Preclinical Biomarker Discovery Platform for Cancer Vaccines

Q: What is the difference between predictive and dynamic biomarkers in your platform?

Predictive biomarkers (e.g., somatic mutations) are identified at baseline to guide vaccine design and stratify responders. Dynamic biomarkers (e.g., vaccine-induced T-cell expansion) are monitored during therapy to assess immune activation and predict efficacy.

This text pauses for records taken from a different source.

template <int TH, int NTG, int COS, int CIN_T, int COUT_T>
__global__ __launch_bounds__(256, (TH == 2 && COS <= 8) ? 3 : 2) void lora_wgrad_kernel(const LoraWgArgs a) {
    using C = LwCfg<TH>;
    constexpr int NPIX = C::NPIX, NH = C::NH, TCOLS = C::TCOLS, XQ = C::XQ, XCH = C::XCH, DCH = C::DCH, PL = C::PL;
    extern __shared__ __attribute__((aligned(16))) float smem[];
    const int cin = CIN_T ? CIN_T : a.cin, cout = COUT_T ? COUT_T : a.cout;
    float* xs = smem;
    float* ds = xs + cin * XCH + 64;
    float* dpl = ds + cout * DCH;
    float* xpl = dpl + LW_ROWS * PL;
    float* tb = xpl + LW_ROWS * PL;
    float* ta = tb + cout * 12;

    const int tid = threadIdx.x, lane = tid & 63;
    const int wave = __builtin_amdgcn_readfirstlane(tid >> 6);
    const int H = a.H, W = a.W, HW = H * W;
    const unsigned plane_bytes = (unsigned)HW * 4u;
    const int ncol = 9 * cin;
    const int n3 = 3 * cin;
    const lw_const_f32 la = (lw_const_f32)a.lora_a;

    const int NE = (cout + 15) >> 4;
    const int r16 = lane & 15, kq = lane >> 4;
    int gbase[NTG];
#pragma unroll
    for (int j = 0; j < NTG; ++j) {
        int u = (wave + 4 * j) * 16 + r16;
        u = u < ncol ? u : ncol - 1;
        const int ci = u / 9, t = u - 9 * ci, ky = t / 3, kx = t - 3 * ky;
        gbase[j] = ci * XCH + ky * TCOLS + kx + 3 + kq;
    }
    int eco = wave * 16 + r16;
    eco = eco < cout ? eco : cout - 1;
    const int ebase = eco * DCH + kq;
    const int arow = (r16 < LW_ROWS ? r16 : LW_ROWS - 1) * PL + kq;
    const bool has_e = wave < NE;

    f32x4 accg[NTG], acce = {0.f, 0.f, 0.f, 0.f};
#pragma unroll
    for (int j = 0; j < NTG; ++j) accg[j] = f32x4{0.f, 0.f, 0.f, 0.f};

    const int p = tid & (NPIX - 1);
    const int h = __builtin_amdgcn_readfirstlane(tid / NPIX);
    const int prow = p >> 5, pcol = p & 31;
    const int xoff_p = prow * TCOLS + pcol + 3;

    constexpr int XI_MAX = TH == 4 ? 9 : 11;
    const int nquads = cin * XQ;
    int xrc[XI_MAX];
    unsigned xcoff[XI_MAX];
    int xsid[XI_MAX];
#pragma unroll
    for (int k = 0; k < XI_MAX; ++k) {
        const int q = tid + k * 256;
        const int ch = q / XQ, within = q - ch * XQ;
        const int row = within / (TCOLS / 4), colp = (within - row * (TCOLS / 4)) * 4;
        int c = ch, sid = -1;
        if (q < nquads && within < C::XDATA) {
#pragma unroll
            for (int s_ = 0; s_ < YNET_MAX_SRC; ++s_) {
                if (sid < 0 && s_ < a.nsrc) {
                    if (c < a.src[s_].c) sid = s_;
                    else c -= a.src[s_].c;
                }
            }
        }
        xrc[k] = sid >= 0 ? (row << 8 | colp) : -1;
        xcoff[k] = (unsigned)c * plane_bytes;
        xsid[k] = sid;
    }

    for (int i = tid; i < cout * 12; i += 256) {
        const int co = i / 12, m = i - 12 * co;
        tb[i] = m < LW_ROWS ? a.lora_b[9 * co + m] : 0.f;
    }
    for (int i = tid; i < cin * 28; i += 256) {
        const int ci = i / 28, j = i - 28 * ci, q = j / 9, tp = j - 9 * q;
        const int ii = (9 * ci) / n3;
        const int n = 9 * ci + tp - ii * n3;
        ta[i] = (j < 27 && n < n3) ? a.lora_a[q * n3 + n] : 0.f;
    }

    float dyv[COS], mkv[COS];
    auto fetch_dy = [&](int tile) {
        int t = tile;
        const int x0 = (t % a.tiles_x) * 32;
        t /= a.tiles_x;
        const int y0 = (t % a.tiles_y) * TH;
        const int b = t / a.tiles_y;
        const int gy = y0 + prow, gx = x0 + pcol;
        const bool inside = gy < H && gx < W;
        const long long pix = (long long)gy * W + gx;
        const float* dyp = a.dy + (long long)b * a.dy_bs + pix;
        const float* mkp = a.mask ? a.mask + (long long)b * a.mask_bs + pix : nullptr;
#pragma unroll
        for (int k = 0; k < COS; ++k) {
            const int co = h + k * NH;
            const bool ok = inside && co < cout;
            dyv[k] = ok ? dyp[(long long)co * HW] : 0.f;
            mkv[k] = (ok && mkp) ? mkp[(long long)co * HW] : 1.f;
        }
    };
    if ((int)blockIdx.x < a.ntiles) fetch_dy(blockIdx.x);
#ifdef YNET_LW_PROFILE
    unsigned long long pr[8] = {0, 0, 0, 0, 0, 0, 0, 0}, tp = __builtin_amdgcn_s_memtime();
    const unsigned long long t_begin = tp;
#endif

    for (int tile = blockIdx.x; tile < a.ntiles; tile += gridDim.x) {
        int t = tile;
        const int x0 = (t % a.tiles_x) * 32;
        t /= a.tiles_x;
        const int y0 = (t % a.tiles_y) * TH;
        const int b = t / a.tiles_y;

        {
            unsigned xo[XI_MAX];
#pragma unroll
            for (int k = 0; k < XI_MAX; ++k) {
                const int gy = y0 + (xrc[k] >> 8) - 1, gx = x0 + (xrc[k] & 255) - 4;
                const bool ok = xrc[k] >= 0 && gy >= 0 && gy < H && gx >= 0 && gx < W;
                xo[k] = ok ? xcoff[k] + (unsigned)(gy * W + gx) * 4u : 0x80000000u;
            }
#pragma unroll 1
            for (int s_ = 0; s_ < a.nsrc; ++s_) {
                const float* base = a.src[s_].p + (long long)b * a.src[s_].bs;
                const unsigned long long ub = (unsigned long long)base;
                const unsigned lo = __builtin_amdgcn_readfirstlane((unsigned)ub), hi = __builtin_amdgcn_readfirstlane((unsigned)(ub >> 32));
                const __amdgpu_buffer_rsrc_t r = __builtin_amdgcn_make_buffer_rsrc(
                    (void*)(((unsigned long long)hi << 32) | lo), 0, (unsigned)a.src[s_].c * plane_bytes, 0x00020000);
#pragma unroll
                for (int k = 0; k < XI_MAX; ++k) {
                    if (k * 256 < nquads) {
                        const int with_src = xo[k] == 0x80000000u ? 0 : xsid[k];
                        if (tid + k * 256 < nquads && with_src == s_) lw_dma16(r, xs + (k * 256 + wave * 64) * 4, xo[k]);
                    }
                }
            }
        }
        LW_STAMP(0);
        float dp[LW_ROWS], xp[LW_ROWS];
#pragma unroll
        for (int m = 0; m < LW_ROWS; ++m) dp[m] = xp[m] = 0.f;
#pragma unroll
        for (int k = 0; k < COS; ++k) {
            const int co = h + k * NH;
            if (co < cout) {
                const float d = mkv[k] > 0.f ? dyv[k] : 0.f;
                ds[co * DCH + p] = d;
                const f32x4* cb = reinterpret_cast<const f32x4*>(tb + co * 12);
                const f32x4 c0 = cb[0], c1 = cb[1], c2 = cb[2];
#pragma unroll
                for (int m = 0; m < LW_ROWS; ++m)
                    dp[m] = __builtin_fmaf(m < 4 ? c0[m & 3] : (m < 8 ? c1[m & 3] : c2[m & 3]), d, dp[m]);
            }
        }
        LW_STAMP(1);
        asm volatile("s_waitcnt vmcnt(0)" ::: "memory");
        __syncthreads();
        LW_STAMP(2);

        {
            const float* xb = xs + xoff_p;
#pragma unroll
            for (int ii = 0; ii < 3; ++ii) {
                float s0 = 0.f, s1 = 0.f, s2 = 0.f;
                const int lo_u = ii * n3, hi_u = lo_u + n3;
                const int ci_lo = (lo_u + 8) / 9, ci_hi = hi_u / 9;
                const int head_end = min(9 * ci_lo, hi_u);
                const int tail_begin = max(9 * ci_hi, head_end);
#pragma unroll 2
                for (int ci = ci_lo + h; ci < ci_hi; ci += NH) {
                    const float* xc = xb + ci * XCH;
                    const f32x4* cv = reinterpret_cast<const f32x4*>(ta + ci * 28);
                    float cf[28], xv[9];
#pragma unroll
                    for (int j = 0; j < 7; ++j) {
                        const f32x4 c4 = cv[j];
                        cf[4 * j] = c4[0];
                        cf[4 * j + 1] = c4[1];
                        cf[4 * j + 2] = c4[2];
                        cf[4 * j + 3] = c4[3];
                    }
#pragma unroll
                    for (int t = 0; t < 9; ++t) xv[t] = xc[(t / 3) * TCOLS + (t % 3)];
#pragma unroll
                    for (int t = 0; t < 9; ++t) {
                        s0 = __builtin_fmaf(cf[t], xv[t], s0);
                        s1 = __builtin_fmaf(cf[9 + t], xv[t], s1);
                        s2 = __builtin_fmaf(cf[18 + t], xv[t], s2);
                    }
                }
                if (h == 0) {
                    auto one = [&](int u) {
                        const int ci = u / 9, tp = u - 9 * ci, ky = tp / 3, kx = tp - 3 * ky, n = u - lo_u;
                        const float xv = xb[ci * XCH + ky * TCOLS + kx];
                        s0 = __builtin_fmaf(la[n], xv, s0);
                        s1 = __builtin_fmaf(la[n3 + n], xv, s1);
                        s2 = __builtin_fmaf(la[2 * n3 + n], xv, s2);
                    };
#pragma unroll 1
                    for (int u = lo_u; u < head_end; ++u) one(u);
#pragma unroll 1
                    for (int u = tail_begin; u < hi_u; ++u) one(u);
                }
                xp[3 * ii + 0] = s0;
                xp[3 * ii + 1] = s1;
                xp[3 * ii + 2] = s2;
            }
        }
        LW_STAMP(3);
#pragma unroll
        for (int hh = 0; hh < NH; ++hh) {
            if (h == hh) {
#pragma unroll
                for (int m = 0; m < LW_ROWS; ++m) {
                    if (hh == 0) {
                        dpl[m * PL + p] = dp[m];
                        xpl[m * PL + p] = xp[m];
                    } else {
                        dpl[m * PL + p] += dp[m];
                        xpl[m * PL + p] += xp[m];
                    }
                }
            }
            __syncthreads();
        }

        LW_STAMP(4);
        if (tile + (int)gridDim.x < a.ntiles) fetch_dy(tile + gridDim.x);

        LW_STAMP(5);
        {
            const float* a_dp = dpl + arow;
            const float* a_xp = xpl + arow;
            const float* b_e = ds + ebase;
            const float* b_g[NTG];
#pragma unroll
            for (int j = 0; j < NTG; ++j) b_g[j] = xs + gbase[j];
            auto run = [&](auto with_e) {
                constexpr bool WE = decltype(with_e)::value;
                float ac, bc[NTG], ec = 0.f, dc = 0.f, an, bn[NTG], en = 0.f, dn = 0.f;
                ac = a_dp[0];
#pragma unroll
                for (int j = 0; j < NTG; ++j) bc[j] = b_g[j][0];
                if (WE) {
                    ec = a_xp[0];
                    dc = b_e[0];
                }
#pragma unroll
                for (int s_ = 0; s_ < C::KSTEPS; ++s_) {
                    if (s_ + 1 < C::KSTEPS) {
                        const int sn = s_ + 1, xo = (sn >> 3) * TCOLS + (sn & 7) * 4;
                        an = a_dp[4 * sn];
#pragma unroll
                        for (int j = 0; j < NTG; ++j) bn[j] = b_g[j][xo];
                        if (WE) {
                            en = a_xp[4 * sn];
                            dn = b_e[4 * sn];
                        }
                    }
                    __builtin_amdgcn_sched_barrier(0);
#pragma unroll
                    for (int j = 0; j < NTG; ++j) accg[j] = __builtin_amdgcn_mfma_f32_16x16x4f32(ac, bc[j], accg[j], 0, 0, 0);
                    if (WE) acce = __builtin_amdgcn_mfma_f32_16x16x4f32(ec, dc, acce, 0, 0, 0);
                    __builtin_amdgcn_sched_barrier(0);
                    ac = an;
#pragma unroll
                    for (int j = 0; j < NTG; ++j) bc[j] = bn[j];
                    if (WE) {
                        ec = en;
                        dc = dn;
                    }
                }
            };
            if (has_e) run(std::true_type{});
            else run(std::false_type{});
        }
        LW_STAMP(6);
        __syncthreads();
        LW_STAMP(7);
    }
#ifdef YNET_LW_PROFILE
    if (lane == 0) {
        for (int i = 0; i < 8; ++i) atomicAdd(a.prof + i, pr[i]);
        atomicAdd(a.prof + 8, __builtin_amdgcn_s_memtime() - t_begin);
        atomicAdd(a.prof + 9, 1ull);
    }
#endif

    float* pg = a.partial + (long long)blockIdx.x * (LW_ROWS * (ncol + cout));
    float* pe = pg + LW_ROWS * ncol;
#pragma unroll
    for (int j = 0; j < NTG; ++j) {
        const int u = (wave + 4 * j) * 16 + r16;
        if (u < ncol) {
#pragma unroll
            for (int e = 0; e < 4; ++e) {
                const int m = 4 * kq + e;
                if (m < LW_ROWS) pg[m * ncol + u] = accg[j][e];
            }
        }
    }
    if (has_e) {
        const int co = wave * 16 + r16;
        if (co < cout) {
#pragma unroll
            for (int e = 0; e < 4; ++e) {
                const int m = 4 * kq + e;
                if (m < LW_ROWS) pe[m * cout + co] = acce[e];
            }
        }
    }
}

Q: Can you perform neoantigen identification in tumor models with low mutation burden?

Yes, our Vax-Genomics platform utilizes deep RNA-seq to identify non-canonical neoantigens and fusion-derived targets, expanding the marker landscape for 'cold' tumors.

Q: How do you validate the functionality of the induced T-cell biomarkers?

We utilize multi-functional flow cytometry and Fluorospot to assess polyfunctionality (IFN-γ, TNF-α, and IL-2 simultaneously), which is a proven surrogate marker for vaccine protection.

Q: Do you offer biomarker discovery services for combination immunotherapies?

Yes, our platform identifies synergistic biomarkers, such as checkpoint upregulation post-vaccination, to guide the rational selection of effective combination partners like ICIs.

Q: What is the typical data turnaround for a preclinical neoantigen discovery project?

For standard NGS mutation profiling and in silico prediction, we typically provide a finalized biomarker dossier within 4-6 weeks of receiving samples.

Decoding "Cold-to-Hot" transitions via multi-omics and deep immune profiling. Creative Biolabs provides a comprehensive preclinical biomarker platform to guide personalized vaccine design and predict therapeutic responses.

Our solution bridges the gap between genomic mutation profiling and functional immune response. By integrating high-fidelity neoantigen prediction with multi-functional T-cell monitoring, we help you identify predictive and dynamic biomarkers that accelerate lead candidate selection and patient stratification strategies.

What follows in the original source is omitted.